Hey, I live in the Southeast. We ski on some small hills 1 to 2 times a year at best. The snow is mostly man-made. My son snowboards, and I might let him keep it, but then again he might use it one to two times a year. I would really rather someone have it who will use it.


----------



## tpdsmith (Mar 4, 2012)

*Promo board*



SnowMotion said:


> Looks pretty good but those promo boards are rarely quality. I would say its worth $250-$300 but someone could buy a new retail board on sale for the same price. If you got rid of it at $150 or $200 you might get someone to grab it and they wont be able to get mad when they realize its not the best.
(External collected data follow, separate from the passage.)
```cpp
template <int KIND, int LE1, int LE2, int LE3, int LC, bool NT_ = false, int LQ_ = 0>
struct Pass3 {
    static_assert(KIND == KIND_COL || KIND == KIND_ROW_T, "passes of multi-pass plans");
    static_assert(LQ_ == 0 || (LQ_ == 2 && (LC == 2 || (LC == 4 && LE1 == 5))),
                  "interleaved tiles: one element's four coordinates (latency), or four rows / elements x four coordinates (streaming shapes)");
    static constexpr int LQ = LQ_;
    static_assert(LE1 >= LE2 && LE2 >= LE3 && LE3 >= 1 && LE1 <= 5, "step sizes");
    static constexpr int STEPS = 3;
    static constexpr bool STREAM = LE1 == 5;
    static constexpr int LM = LE1 + LE2 + LE3, LLO = LE2 + LE3, LHM = LE1 + LE2;
    static constexpr int IN_STEP_LOG = LLO, OUT_STEP_LOG = LHM;
    static constexpr bool NT = NT_;
    static constexpr uint32_t M = 1u << LM, E = 1u << LE1, E2 = 1u << LE2, E3 = 1u << LE3, C = 1u << LC;
    static constexpr uint32_t T = C << LLO;
    static constexpr uint32_t G2 = E / E2, G3 = E / E3;
    static_assert(T >= 64 && T <= 1024, "workgroup size");
    using Stg = Pass<KIND_ROW_N, 5, 5, 3>;

    static constexpr uint32_t PADC = C < 32 ? C : 0;
    static constexpr uint32_t PITCH = STREAM ? (M + (M >> LE3)) + ((2u + 32u - ((M + (M >> LE3)) & 31u)) & 31u) : ((M + (M >> LE3)) | 1u);
    static constexpr uint32_t LDS_WORDS = KIND == KIND_COL ? M * C + (M >> LE3) * PADC : C * PITCH;
    static constexpr uint32_t TW_WORDS = M - E3;
    static constexpr bool STEP1_R4 = STREAM;
    static constexpr uint32_t TW1S_WORDS = STREAM ? M - (1u << (LE2 + LE3)) : 0u;
    static constexpr uint32_t TW3S_WORDS = STEP1_R4 ? M - (2u << (LE2 + LE3)) : 0u;
    static constexpr uint32_t MIN_WAVES = 4;
    static constexpr uint32_t STRIDE1 = KIND == KIND_COL ? (C << LLO) + (PADC << LE2) : (1u << LLO) + (1u << LE2);
    static constexpr uint32_t STRIDE2 = KIND == KIND_COL ? (C << LE3) + PADC : E3 + 1u;
    static constexpr uint32_t STRIDE3 = KIND == KIND_COL ? C : 1u;
    static TOYNI_HD uint32_t lds_row(uint32_t c) {
        if (LQ_ == 0 || KIND == KIND_COL || C != 16u) return c;
// ... 742 lines not shown
```

toyni_amd/csrc/ntt_plan.hpp:

```cpp
#pragma once
#include <stdint.h>
#include <type_traits>
#include <vector>

#include "bb_field.hpp"
#include "ntt_kernels.hpp"
#include "ntt_route.hpp"

namespace toyni {

constexpr int MAX_PASSES = 3;
constexpr int MAX_LOG_N = 27;

struct PassPlan {
    int kind;
    int log_m;
    int log_s;
    uint32_t stage_off, stage3_off;
    uint32_t lo_off, hi_off, lowbits;
};

struct NttPlan {
    int log_n = 0;
    int npasses = 0;
// ... 285 lines not shown
    uint32_t log_parts = 0;
    const uint32_t* tw_lo = nullptr;
    const uint32_t* tw_hi = nullptr;
    uint32_t tw_lowbits = 0, row0 = 0;
    bool dry = false;
    bool* unsupported = nullptr;
};

template <class P> struct SlabVariant { using type = P; };
template <int K, int A, int B, int C, bool N, int Q> struct SlabVariant<Pass<K, A, B, C, N, Q, false>> { using type = Pass<K, A, B, C, false, Q, true>; };
template <class P> constexpr bool slab_variant_exists() {
    if constexpr (P::STEPS == 2) return P::PASS_KIND != KIND_ROW_N && P::LQ == 0 && P::C == 32u && P::LM >= 7 && P::LM <= 9 && !P::NT;
    else return false;
}

template <int LQ = 0, class Launch>
inline bool for_each_pass(const LaunchKnobs& k, const NttPlan& plan, const uint32_t* tables, bool inverse, const uint32_t* src,
                          uint32_t* work, uint32_t* dst, uint64_t batch, Launch&& launch, const CosetTables& cs = CosetTables(),
                          int lde_log = 0, bool nt = false, const SlabIo* sio = nullptr) {
    if (plan.log_n == 0 || batch == 0) return true;
    if (sio && (LQ != 0 || lde_log != 0 || cs.lo || plan.npasses < 2 || (batch & (batch - 1)) != 0 || (int)sio->log_parts >= plan.log_n)) return false;
    if (lde_log && (inverse || plan.npasses < 2 || lde_log > plan.pass[0].log_m)) return false;
    const uint64_t total_log = (uint64_t)plan.log_n;
    for (int p = 0; p < plan.npasses; ++p) {
        const PassPlan& pp = plan.pass[p];
        PassArgs a{};
        a.in = p == 0 ? src : work;
        a.out = p == plan.npasses - 1 ? dst : work;
        a.stage_tw = tables + pp.stage_off;
        a.stage_tw3 = tables + pp.stage3_off;
        a.tw_lo = tables + pp.lo_off;
        a.tw_hi = tables + pp.hi_off;
        a.tw_lowbits = pp.lowbits;
        a.log_S = (uint32_t)(pp.log_s + LQ);
        a.in_prefix_log = (uint32_t)(pp.log_s + pp.log_m - (p == 0 ? lde_log : 0) + LQ);
        a.nz_rows = (1u << pp.log_m) >> (p == 0 ? lde_log : 0);
        a.scale = (inverse && p == 0) ? plan.scale_inv : 0u;
        a.log_n = (uint32_t)plan.log_n;
        a.log_M1 = (uint32_t)plan.pass[0].log_m;
        a.log_mid = (uint32_t)(plan.log_n - plan.pass[0].log_m - pp.log_m);
        a.rows_total = batch;
        int log_tiles32 = 0;
        {
            const uint64_t tiles32 = (batch << (total_log - (uint64_t)pp.log_m)) >> 5;
            while ((2ull << log_tiles32) <= tiles32) ++log_tiles32;
        }
        auto body = [&](auto pass, auto lzc) {
            using P = decltype(pass);
            const bool cs_here = cs.lo && (inverse ? p == plan.npasses - 1 : p == 0);
            if (cs_here) {
                a.cs_lo = cs.lo;
                a.cs_hi = cs.hi;
                a.cs_lowbits = cs.lowbits;
                a.cs_mode = inverse ? 2u : 1u;
                uint64_t dj;
                if (!inverse) dj = pp.kind == KIND_COL ? (((uint64_t)1 << P::IN_STEP_LOG) << pp.log_s) : ((uint64_t)1 << P::IN_STEP_LOG);
                else dj = pp.kind == KIND_ROW_T ? ((uint64_t)1 << P::OUT_STEP_LOG) << (plan.log_n - P::LM)
                                                : ((uint64_t)1 << P::OUT_STEP_LOG);
                a.cs_g = to_mont_host(bb_pow_host(cs.s, dj));
            }
            uint64_t nblocks;
            if (pp.kind == KIND_ROW_N) nblocks = (batch + P::C - 1) / P::C;
            else nblocks = (batch << (total_log - P::LM)) / P::C;
            if (sio) {
                const uint32_t log_w = (uint32_t)plan.log_n - sio->log_parts;
                const uint32_t extra = (uint32_t)((batch - 1) << log_w);
                const bool first = p == 0, last = p == plan.npasses - 1;
                bool ok_shape = true;
                const bool special = (!inverse && first) || (inverse && last);
                if (!inverse && first) {
                    ok_shape = slab_variant_exists<P>() && pp.kind == KIND_COL && pp.log_m >= (int)sio->log_parts + P::IN_STEP_LOG;
// ... 6 lines not shown
                    a.out_prefix_log = log_w;
                    a.out_split_shift = (uint32_t)P::LM - sio->log_parts;
                    a.out_split_extra = extra;
                    a.cs_lo = sio->tw_lo;
                    a.cs_hi = sio->tw_hi;
                    a.cs_lowbits = sio->tw_lowbits;
                    a.cs_mode = 4u;
                    a.row0 = sio->row0;
                }
                if (batch == 1) ok_shape = false;
                if (!ok_shape) { if (sio->unsupported) *sio->unsupported = true; return; }
                if (sio->dry || (sio->unsupported && *sio->unsupported)) return;
                if constexpr (slab_variant_exists<P>() && decltype(lzc)::value == 0) {
                    if (special) { launch(typename SlabVariant<P>::type{}, lzc, a, nblocks); return; }
                }
            }
            launch(pass, lzc, a, nblocks);
        };
        bool ok;
        const bool slab_special = sio && ((!inverse && p == 0) || (inverse && p == plan.npasses - 1));
        if (slab_special && log_tiles32 >= k.wide_tiles) log_tiles32 = k.wide_tiles - 1;
        if (p == 0 && lde_log) ok = dispatch_pass_lz<LQ>(k, pp.log_m, log_tiles32, lde_log < 5 ? lde_log : 5, body);
        else ok = dispatch_pass<LQ>(k, pp.kind, pp.log_m, log_tiles32, [&](auto pass) { body(pass, std::integral_constant<int, 0>{}); }, nt && !slab_special);
        if (!ok) return false;
    }
    return true;
}

template <class Launch>
inline bool lds_transform(const NttPlan& plan, const uint32_t* tables, bool inverse, const uint32_t* src, uint32_t* dst, uint64_t batch,
                          Launch&& launch, const CosetTables& cs = CosetTables(), int log_rows = 5) {
    if (!plan.lds_la) return false;
    if (batch == 0) return true;
    LdsArgs g{};
    g.in = src;
    g.out = dst;
    g.stage_a = tables + plan.lds_stage_a_off;
    g.stage_b = tables + plan.lds_stage_b_off;
    g.gtab = tables + plan.lds_gtab_off;
    g.scale = inverse ? plan.scale_inv : 0u;
    g.batch = batch;
    if (cs.lo) {
        g.cs_lo = cs.lo;
        g.cs_hi = cs.hi;
        g.cs_lowbits = cs.lowbits;
        g.cs_mode = inverse ? 2u : 1u;
        g.cs_g = to_mont_host(bb_pow_host(cs.s, inverse ? (32ull << plan.lds_la) : 1024ull));
// ... 73 lines not shown
```

toyni_amd/csrc/ntt_route.hpp:

```cpp
#pragma once
#include <cstdlib>
#include <stdint.h>

namespace toyni {

inline int env_int(const char* name, int dflt) { const char* env = std::getenv(name); return env ? std::atoi(env) : dflt; }
inline uint64_t env_u64(const char* name, uint64_t dflt) { const char* env = std::getenv(name); return env ? (uint64_t)std::strtoull(env, nullptr, 0) : dflt; }

struct LaunchKnobs {
    int p3_tiles = 6;
    int lat_tiles = 7;
    int wide_tiles = 12;
    int s3_tiles = 7;
    bool split_small_first = true;
    int split3[3] = {0, 0, 0};
    int lds_max_log = 13;
    uint64_t lds_min_elems = (uint64_t)1 << 25;
    int lds_rows = 3;
    uint64_t r2048_min_rows = 2048;
    uint64_t r4096_min_rows = 2048;
    uint64_t nt_min_bytes = (uint64_t)512 << 20;

    static LaunchKnobs from_env() {
        LaunchKnobs k;
// ... 14 lines not shown
        if (const char* env = std::getenv("TOYNI_NO_LDS_KERNEL")) if (env[0] == '1') k.lds_max_log = 10;
        k.lds_min_elems = env_u64("TOYNI_LDS_MIN_ELEMS", k.lds_min_elems);
        k.lds_rows = env_int("TOYNI_LDS_ROWS", k.lds_rows);
        k.r2048_min_rows = env_u64("TOYNI_R2048_MIN_ROWS", k.r2048_min_rows);
        k.r4096_min_rows = env_u64("TOYNI_R4096_MIN_ROWS", k.r4096_min_rows);
        k.nt_min_bytes = env_u64("TOYNI_NT_MIN_BYTES", k.nt_min_bytes);
        return k;
    }
};

inline const LaunchKnobs& launch_knobs() {
    static const LaunchKnobs k = LaunchKnobs::from_env();
    return k;
}

constexpr bool seeds_launch_invariant(uint64_t grid, uint64_t ntiles, uint32_t log_S, uint32_t LC) {
    if (grid == 0 || log_S < LC) return false;
    if (grid >= ntiles) return true;
    const uint32_t tiles_log = log_S - LC;
    if (tiles_log == 0) return true;
    if (tiles_log >= 32) return false;
    if ((grid & (((uint64_t)1 << tiles_log) - 1)) != 0) return false;
    return (ntiles & 15) != 0 || (grid & 15) == 0;
}

inline bool has_latency_plan(int log_n) { return log_n == 21 || log_n == 22; }
inline bool has_stream2_plan(int log_n) { return log_n == 21; }

template <class Plan> inline bool row2048_enabled(const Plan& plan, uint64_t batch, const LaunchKnobs& k) {
    if (batch < 1) return false;
    return (plan.log_n == 11 && batch >= k.r2048_min_rows) || (plan.log_n == 12 && batch >= k.r4096_min_rows);
}
template <class Plan> inline bool lds_kernel_enabled(const Plan& plan, uint64_t batch, const LaunchKnobs& k) {
    return plan.lds_la != 0 && plan.log_n <= k.lds_max_log && (batch << plan.log_n) >= k.lds_min_elems;
}

template <class Plan> inline bool use_two_pass_plan(const Plan& plan, const Plan* plan_lat, uint64_t batch, int lq, int lde_log, const LaunchKnobs& k) {
    if (!plan_lat) return false;
    if (lde_log != 0 && lde_log > plan_lat->pass[0].log_m) return false;
    if (lq != 0) return (has_stream2_plan(plan.log_n) || (lde_log != 0 && has_latency_plan(plan.log_n))) && k.s3_tiles <= 7;
    const bool lat_small = k.p3_tiles >= 0 && k.lat_tiles >= 0 &&
                           ((batch << (plan.log_n - plan_lat->pass[0].log_m)) >> 5) <= (1ull << k.lat_tiles);
    const bool lat_stream = k.s3_tiles < 99 && (has_stream2_plan(plan.log_n) || (lde_log != 0 && has_latency_plan(plan.log_n)));
    return lat_small || lat_stream;
}

// ... 46 lines not shown
```

toyni_amd/csrc/toyni_hip.hip:

```cpp
#ifndef TOYNI_KERNEL_TEXT_ONLY
#include <hip/hip_runtime.h>

#include <cstdio>
#include <cstdlib>
#include <atomic>
#include <chrono>
#include <cstring>
#include <map>
#include <mutex>
#include <string>
#include <thread>
#include <vector>

#ifdef TOYNI_TOOLS
#include "toyni_hip_tools.h"
#endif
#endif
#include "toyni_hip.h"
#include "ntt_plan.hpp"
#include "merkle_kernels.hpp"
#include "prover_kernels.hpp"

using namespace toyni;

// ... 13 lines not shown
}
#undef hipLaunchKernelGGL
#define hipLaunchKernelGGL(kernel, grid, block, shmem, stream, ...)                                      \
    do {                                                                                                 \
        static std::atomic<bool> _toyni_site_seen{false};                                                \
        if (!_toyni_site_seen.load(std::memory_order_acquire)) {                                         \
            if (launch_registry::note(reinterpret_cast<const void*>(kernel)))                            \
                _toyni_site_seen.store(true, std::memory_order_release);                                 \
        }                                                                                                \
        kernel<<<(grid), (block), (shmem), (stream)>>>(__VA_ARGS__);                                     \
    } while (0)

#define HIPCHK(expr)                                 \
    do {                                               \
        hipError_t _e = (expr);                        \
        if (_e != hipSuccess) return (int)_e;          \
    } while (0)
#endif

template <class P> struct PassKindOf;
template <int K, int A, int B, int C, bool N, int Q, bool S> struct PassKindOf<Pass<K, A, B, C, N, Q, S>> { static constexpr int value = K; };
template <class P> constexpr int kind_of() { return PassKindOf<P>::value; }

template <class P, int PF, int LZ = 0>
__global__ void __launch_bounds__(P::T, P::MIN_WAVES) ntt_pass_kernel(const PassArgs a, const uint32_t ntiles) {
    __shared__ uint32_t lds[(P::LDS_WORDS + P::TW1_WORDS + P::TW3_WORDS) ? (P::LDS_WORDS + P::TW1_WORDS + P::TW3_WORDS) : 1];
    const uint32_t tid = threadIdx.x;
    if constexpr (!P::TWO_STEP) {
        static_assert(LZ == 0, "single-step passes take whole inputs");
        for (uint32_t v = blockIdx.x; v < ntiles; v += gridDim.x) P::phase1(a, P::tile_order(v, ntiles), tid, lds);
    } else {
        constexpr uint32_t NPF = PF < 0 ? 0u : ((uint32_t)PF > P::E1 ? P::E1 : (uint32_t)PF);
        uint32_t v = blockIdx.x;
        if (v >= ntiles) return;
        uint32_t* lds_tw1 = lds + P::LDS_WORDS;
        uint32_t* lds_tw3 = lds_tw1 + P::TW1_WORDS;
        uint32_t x[P::E1];
        typename P::Tile t = P::tile_of(a, P::tile_order(v, ntiles));
        P::template load_tile<0, NPF, LZ>(a, t, tid, x);
        typename P::SeedsRaw raw = P::seeds_issue(a, t, tid);
        typename P::InSeedRaw inraw = P::in_seed_issue(a, t, tid);
        const typename P::Uniform uni = P::load_uniform(a);
        for (uint32_t j = tid; j < P::TW1_WORDS; j += P::T) lds_tw1[j] = P::tw1_global(a)[j];
        for (uint32_t j = tid; j < P::TW3_WORDS; j += P::T) lds_tw3[j] = P::tw3_global(a)[j];
        TOYNI_WAIT_VMEM0();
        __syncthreads();
        const bool hoist = kind_of<P>() == KIND_COL && !P::SLAB && a.seeds_invariant != 0u;
        typename P::Seeds seeds = P::seeds_finish(a, raw);
        uint32_t inseed = P::in_seed_finish(a, inraw);
        while (true) {
            static_assert(P::G2 * P::E2 == P::E1 && P::E1 <= 63, "stores per tile per thread");
            if constexpr (kind_of<P>() != KIND_ROW_N) TOYNI_WAIT_VMEM_ALLOW(P::E1);
            else TOYNI_WAIT_VMEM0();
            P::template load_tile<NPF, P::E1, LZ>(a, t, tid, x);
            if (!hoist) inseed = P::in_seed_finish(a, inraw);
            P::template in_scale_by<LZ>(a, inseed, x);
            P::template step1<LZ>(a, t, tid, x, lds, uni, lds_tw1, lds_tw3);
            if (!hoist) seeds = P::seeds_finish(a, raw);
#pragma unroll
            for (uint32_t g = 0; g < P::G2; ++g) { TOYNI_PIN(seeds.g[g].a0); TOYNI_PIN(seeds.g[g].g); }
            TOYNI_SCHED_FENCE();
            const uint32_t vn = v + gridDim.x;
            const bool more = vn < ntiles;
            typename P::Tile tn = t;
            if (more) {
                tn = P::tile_of(a, P::tile_order(vn, ntiles));
                P::template load_tile<0, NPF, LZ>(a, tn, tid, x);
                if (!hoist) {
                    raw = P::seeds_issue(a, tn, tid);
                    inraw = P::in_seed_issue(a, tn, tid);
                }
            }
            TOYNI_SCHED_FENCE();
            TOYNI_LDS_BARRIER();
            TOYNI_SCHED_FENCE();
            P::step2(a, t, tid, lds, seeds, uni);
            if (!more) break;
            TOYNI_SCHED_FENCE();
            TOYNI_BARRIER();
            TOYNI_SCHED_FENCE();
            t = tn;
            v = vn;
        }
    }
}
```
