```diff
             for (int cb = 0; cb < DV / 32; ++cb)
 #pragma unroll
-                for (int x = 0; x < 16; ++x)
-                    *(T*)(qoimg + qo_at(cb * 32 + acc_row(x, h), tb)) = (T)(oacc[u][cb][x] * inv);
+                for (int k = 0; k < 4; ++k)
+#pragma unroll
+                    for (int e = 0; e < 2; ++e) {
+                        const int x = 4 * k + e;
+                        const int ow = (int)pack_scaled<T>(oacc[u][cb][x], oacc[u][cb][x + 2], inv);
+                        const int nb = __builtin_amdgcn_mov_dpp(ow, 0xB1, 0xF, 0xF, true);
+                        *(unsigned*)(qoimg + wb[e] + (cb * 32 + 8 * k) * ROWB) =
+                            __builtin_amdgcn_perm((unsigned)nb, (unsigned)ow, sel);
+                    }
             if (qi < N && h == 0) {
                 p.m[(int64_t)b * N + qi] = m_true[u] * p.scale;
                 p.l[(int64_t)b * N + qi] = lt * exp2_fast((m_used[u] - m_true[u]) * c);
             }
         }
-        __syncthreads();
+        FA_FWD_STAMP(8);
+        __builtin_amdgcn_fence(__ATOMIC_ACQ_REL, "wavefront");
+        __builtin_amdgcn_wave_barrier();
+        FA_FWD_STAMP(9);
         const auto ors = slab_rsrc((T*)p.O + (int64_t)b * N * dv, (uint32_t)(N * dv * (int)sizeof(T)));
-        constexpr int CPRO = ROWB / 16;
-        static_assert(DV * CPRO % NTH == 0, "O image store split");
-#pragma unroll
-        for (int it = 0; it < DV * CPRO / NTH; ++it) {
-            const int ch = it * NTH + tid, f = ch / CPRO, lb = (ch - f * CPRO) * 16;
-            const int q = qb * BM + lb / 2;
+        constexpr int TPW = 32 * NQB, CPW = TPW / 8, RPI = 64 / CPW;
+        static_assert(DV % RPI == 0, "O image store split");
+        const int oc = lane % CPW, rs = lane / CPW;
+        const int fr = NQB == 2 ? ((rs & 1) | ((rs & 2) << 1) | ((rs & 4) >> 1)) : rs;
+        const int lb = (wave * TPW + oc * 8) * 2;
+        const int q = qb * BM + wave * TPW + oc * 8;
+#pragma unroll
+        for (int it = 0; it < DV / RPI; ++it) {
+            const int f = it * RPI + fr;
             const u32x4 v4 = *(const u32x4*)(qoimg + qo_at(f, lb));
             const int off = (f < dv && q < N) ? (f * N + q) * 2 : 0x7FFFFFF0;
             __builtin_amdgcn_raw_buffer_store_b128(v4, ors, off, 0, FA_FWD_OAUX);
```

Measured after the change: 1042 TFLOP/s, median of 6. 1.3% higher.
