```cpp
struct FbankTables {
  const float* window;
  const float* twiddle;
  const float* mel_w;
  const int* mel_lo;
  const int* mel_hi;
};
int fbank(hipStream_t s, const int16_t* pcm, int64_t n_frames, float* feats, const FbankTables& t);
int fbank_f32(hipStream_t s, const float* wave, int64_t n_frames, float* feats, const FbankTables& t);
void resample_taps(int sample_rate, int target, std::vector<float>* ker, int* orig, int* new_, int* width, int* K);
int round_to_i16(hipStream_t s, const float* x, int64_t n, int16_t* out);
int resample(hipStream_t s, const int16_t* pcm, int64_t n_in, const float* ker, int orig, int new_, int width, int K, float* out,
             int64_t n_out);
int resample_f32(hipStream_t s, const float* wave, int64_t n_in, const float* ker, int orig, int new_, int width, int K, float* out,
             int64_t n_out);

int subsample_conv1(hipStream_t s, int dtype, const float* feats, const float* mean, const float* istd,
                    const float* w , const float* b , void* out, int B, int T0, int F0,
                    int d, float out_fp8_scale = 0.f , unsigned* amax = nullptr ,
                    unsigned* sat = nullptr );

enum { NORM_LN = 0, NORM_AFFINE = 1 };
struct NormArgs {
  const float* x;
  int x_bf16 = 0;
  const float* gamma;
  const float* beta;
  float eps;
  int mode;
  int silu;
  const void* add;
  void* out;
  int out_f32;
  int M, d;
  const float* gamma2 = nullptr;
  const float* beta2 = nullptr;
  float eps2 = 0.f;
  void* out2 = nullptr;
  int out_fp8 = 0, out2_fp8 = 0;
  float out_inv_scale = 1.f, out2_inv_scale = 1.f;
  unsigned* sat = nullptr;
  unsigned* sat2 = nullptr;
};
int rownorm(hipStream_t s, int dtype, const NormArgs& a);

struct GluDwArgs {
  const void* G;
  const float* pw1_bias;
  const float* dw_w;
  const float* dw_b;
  const int* lens;
  float* out;
  int B, T, d, K;
  int out_bf16 = 0;
  int gated = 0;
  int causal = 0;
  const void* hist = nullptr;
  int hist_rows = 0;
};
int glu_dwconv(hipStream_t s, int dtype, const GluDwArgs& a);

int embed_tokens(hipStream_t s, const float* E, const float* pe, const int* tok, const int* pos, float* out,
                 int rows, int d, float scale);

int logsoftmax_topk(hipStream_t s, const float* logits, int M, int V, int ld, int k, float blank_penalty,
                    int blank_id, float* topk_val, int* topk_idx, float* logp_out);

int lse_gather(hipStream_t s, const float* logits, int R, int V, int ld, const int* target, float* out, float blank_penalty = 0.f,
               int blank_id = -1);
int lse_gather_multi(hipStream_t s, const float* logits, int R, int V, int ld, const int* ptr, const int* target, float* out);
int row_xent(hipStream_t s, const float* logits, int R, int V, int ld, const int* ptr, const int* target, float* logp, float* lse,
             double* sum_x, int* top1);

int gather_pairs(hipStream_t s, const float* table, size_t ld, const int* row, const int* col, int n, float* out);

int gather_cache(hipStream_t s, const void* src, void* dst, const int* parent, int R, int L, int rows, int row_bytes);

int amax_abs(hipStream_t s, int dtype, const void* x, size_t n, float* slot);

int convert_f32(hipStream_t s, int dtype, const float* src, void* dst, size_t n);

enum { CTC_ALIGN_MAX_TOKENS = 16383,
       CTC_ALIGN_MAX_STATES = 2 * CTC_ALIGN_MAX_TOKENS + 1,
       CTC_ALIGN_MAX_FRAMES = 1 << 20 };
struct VitSeq {
  int L, S, T;
  int tok_off;
  int frame_off;
  int f0, f1;
  int pad_;
// ... 199 lines not shown
```

Baseline: 27860.

## Pack decoder trie uploads into one pinned transfer and rewrite fbank kernel

The decoder forward pass previously made thirteen separate int32 uploads per rescoring batch. It now packs them into one pinned host buffer and sends them with a single async copy, addressing each array by offset, which cuts per-call transfer and launch overhead. Separately, the fbank kernel is rewritten as a register radix-8 FFT with wavefront-only syncs. It handles several frames per wave, caches the window, twiddle and compacted mel weights in LDS, and uses a compact mel weight table. The fbank rewrite adds a new table requirement and a cap on mel weights, and could change numerics slightly.

```diff
diff --git a/reverb_amd/_lib.py b/reverb_amd/_lib.py
--- a/reverb_amd/_lib.py
+++ b/reverb_amd/_lib.py
@@ -210,6 +210,7 @@
     "rvb_test_build_trie": (C.c_int, [_i32p, _i32p, _i32p, C.c_int, C.c_int, C.c_int, C.c_int, C.c_int, _i32p, _i32p, _i32p, _i32p, _i32p, _i32p,
                                       _i32p, _i32p, _i32p, _i32p, _i32p]),
     "rvb_test_fbank": (C.c_int, [_i16p, C.c_int64, _f32p]),
+    "rvb_test_fbank_forms": (C.c_int, [C.c_int, C.c_int, C.c_void_p, C.c_int64, _f32p]),
     "rvb_test_set_gemm_variant": (C.c_int, [C.c_int]),
     "rvb_test_set_gemm2_opts": (C.c_int, [C.c_int, C.c_int]),
     "rvb_test_gemm_timeline": (C.c_int, [C.c_int] * 6 + [C.POINTER(C.c_longlong), C.c_int, _i32p]),
diff --git a/reverb_amd/csrc/diar_engine.hip b/reverb_amd/csrc/diar_engine.hip
--- a/reverb_amd/csrc/diar_engine.hip
+++ b/reverb_amd/csrc/diar_engine.hip
@@ -57,7 +57,7 @@
   DevBuf stem_w, stem_b;
   std::vector<std::vector<ResBlock>> stages;
   Linear seg1;
-  DevBuf fb_window, fb_twiddle, fb_melw, fb_lo, fb_hi;
+  DevBuf fb_window, fb_twiddle, fb_melw, fb_lo, fb_hi, fb_melcw, fb_meloff;
   DevBuf pcm_pad, emb_fb;
   int64_t emb_frames = 0;
   int nfr = 0;
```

GL


I looked at other "rockstar" promo boards on ebay. They are not the same. I guess I should just take it and let smomeone look at it to be sure.


----------



## gprider_capita (Feb 17, 2011)

I would just keep it and hang it on the wall


----------



## SnowMotion (Oct 8, 2010)

It would be more worth it for you to get on it and try snowboarding.


----------



## Argo (Feb 25, 2010)

I would put it on eBay with a reserve of $250. You will likely get 450-500


----------



## SnowMotion (Oct 8, 2010)

Argo said:


> I would put it on eBay with a reserve of $250. You will likely get 450-500


This may be but you will be taking advantage of someone that doesn't know better. Most new gear is 30%-40% off at shops now so they can buy a much better board.


----------



## Argo (Feb 25, 2010)

They aren't buying it for the board.....

Also, a good rider can ride pretty much anything you strap on their feet. My 12 y/o son has a cheap ass marvel comics wolverine board that he loves to take out and throw methods left and right with because the bottom graphics look cool, that would be the same for this rockstar board...even though he has higher end Rome, ride, nitro and forum boards.... He is keeps in touch with ChasG since he summer camps with him in Mt Hood and would love for me to buy him a rockstar board so he could method this thing all over but I've never found one anywhere near his size....


----------



## tpdsmith (Mar 4, 2012)

*advice,*

Thanks for all the advice, and believe me I understand. I am about ready to leave house and home so that I can live like a vagabond. I just dream of giving it all up to live the dream. I have 3 weeks left before I present my thesis. The state college I work for wants to promote me from part-time/ temp employee to full-time slave. It's all good though, I just don't know for how much longer. Even though it would be great just to bolt, but this would only be a quick fix and would not solve all problems. Once, I figure out how to carry my kayak on my mountain bike my plans may change.

I do respect everyone's dedication to the sport, I feel inspired by your responses.

FYI:I measured it at around 60 inches which should be around 152cm. The board has 154 stamped on it, I assume this means the manufacturer indicates that it is 154cm in length.

Thomas


----------



## wrathfuldeity (Oct 5, 2007)

give it away to some deserving kid for some stokage karma...do it before defense of your dissertation


----------



## Argo (Feb 25, 2010)

wrathfuldeity said:


> give it away to some deserving kid for some stokage karma...do it before defense of your dissertation


If you follow that advice I'll pm my address to you.


----------



## tpdsmith (Mar 4, 2012)




----------



## linvillegorge (Jul 6, 2009)

I'll echo the sentiments that the promo boards like that are generally lower quality. Props for donating, but it's strange that a snowboard would be offered as a raffle/prize in the southeast. That'd be kind of like offering a surfboard here in CO.


----------